**WHAT NEEDS TO BE DONE**
Filter this data down to the lines that hold "False", and copy them.

------------------------

@@ -63,6 +64,16 @@
         x = _up(m, x) if isinstance(m, nn.ConvTranspose2d) else m(x)
         i += 1
     return x
+
+
+def _queue_wino_images(module, x):
+    if not (_WINO and x.is_cuda and x.dtype == torch.float32 and torch.is_grad_enabled()
+            and not torch.is_autocast_enabled()):
+        return
+    convs = getattr(module, '_spx_wino_convs', None)
+    if convs is None:
+        convs = module._spx_wino_convs = [m for m in module.modules() if wino_conv_module_ok(m)]
+    wino_images_all(convs)
 
 
 def _up(m, x):
@@ -205,6 +216,7 @@
         plain = x.is_cuda and x.dtype == torch.float32 and not torch.is_autocast_enabled()
         fuse_cat = self._cat_fusable() and plain
         fuse_cat_eval = (not fuse_cat) and plain and self._cat_eval_fusable(x)
+        _queue_wino_images(self, x)
         for i in range(len(self.blocks)):
             y = _sparse_entry(self.blocks[i], x) if i == 0 else None
             x = _run_block(self.blocks[i], x) if y is None else _run_block(self.blocks[i], y, start=2)
diff --git a/tsm-det-pointcloud-_amd/spx/_lib.py b/tsm-det-pointcloud-_amd/spx/_lib.py
--- a/tsm-det-pointcloud-_amd/spx/_lib.py
+++ b/tsm-det-pointcloud-_amd/spx/_lib.py
@@ -81,6 +81,7 @@
     "spx_bn_apply": (_int, [_vp, _vp, _i64, _vp, _int, _vp, _vp, _vp, _vp, _int, _vp, _i64, _vp]),
     "spx_wino_weight_floats": (_i64, [_int, _int]),
     "spx_wino_weight": (_int, [_vp, _i64, _i64, _i64, _i64, _int, _int, _int, _vp, _vp]),
+    "spx_wino_weight_batched": (_int, [_vp, _int, _i64, _vp]),
     "spx_conv2d_wino": (_int, [_vp, _i64, _vp, _int, _int, _int, _int, _int, _vp, _vp, _int, _vp, _i64, _vp, _vp]),
     "spx_wino_stat_rows": (_i64, [_int, _int, _int]),
     "spx_bn_relu_fwd_from_sums": (_int, [_vp, _i64, _vp, _int, _vp, _i64, _vp, _vp, _vp, _vp, _vp, ctypes.c_float, ctypes.c_float,
diff --git a/tsm-det-pointcloud-_amd/spx/functional.py b/tsm-det-pointcloud-_amd/spx/functional.py
--- a/tsm-det-pointcloud-_amd/spx/functional.py
+++ b/tsm-det-pointcloud-_amd/spx/functional.py
@@ -445,11 +445,85 @@
     attr = '_spx_wino_flip' if flip else '_spx_wino'
     hit = getattr(weight, attr, None)
     fresh = hit is not None and hit[1] == weight.data_ptr() and hit[2].device == weight.device
-    if fresh and hit[0] == weight._version and not (torch.is_grad_enabled() and weight.requires_grad):
-        return hit[2]
+    if weight.is_cuda:
+        _wino_bank_wait(weight.device)
+    if fresh and hit[0] == weight._version:
+        if not (torch.is_grad_enabled() and weight.requires_grad):
+            return hit[2]
+        if _WINO_BANK and len(hit) > 3 and hit[3]:
+            setattr(weight, attr, hit[:3] + (False,))
+            return hit[2]
     u = ops.wino_weight(weight, flip, out=hit[2] if fresh else None)
-    setattr(weight, attr, (weight._version, weight.data_ptr(), u))
+    setattr(weight, attr, (weight._version, weight.data_ptr(), u, False))
     return u
+
+
+_WINO_BANK = os.environ.get("SPX_WINO_BANK", "1") != "0"
+_WINO_BANKS = weakref.WeakKeyDictionary()
+_WINO_READY = {}
+
+
+def _wino_bank_wait(device):
+    ev = _WINO_READY.pop(device.index, None) if _WINO_READY else None
+    if ev is not None:
+        torch.cuda.current_stream(device).wait_event(ev)
+
+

------------------------

**YOUR SOLUTION**
+            setattr(weight, attr, hit[:3] + (False,))
+    setattr(weight, attr, (weight._version, weight.data_ptr(), u, False))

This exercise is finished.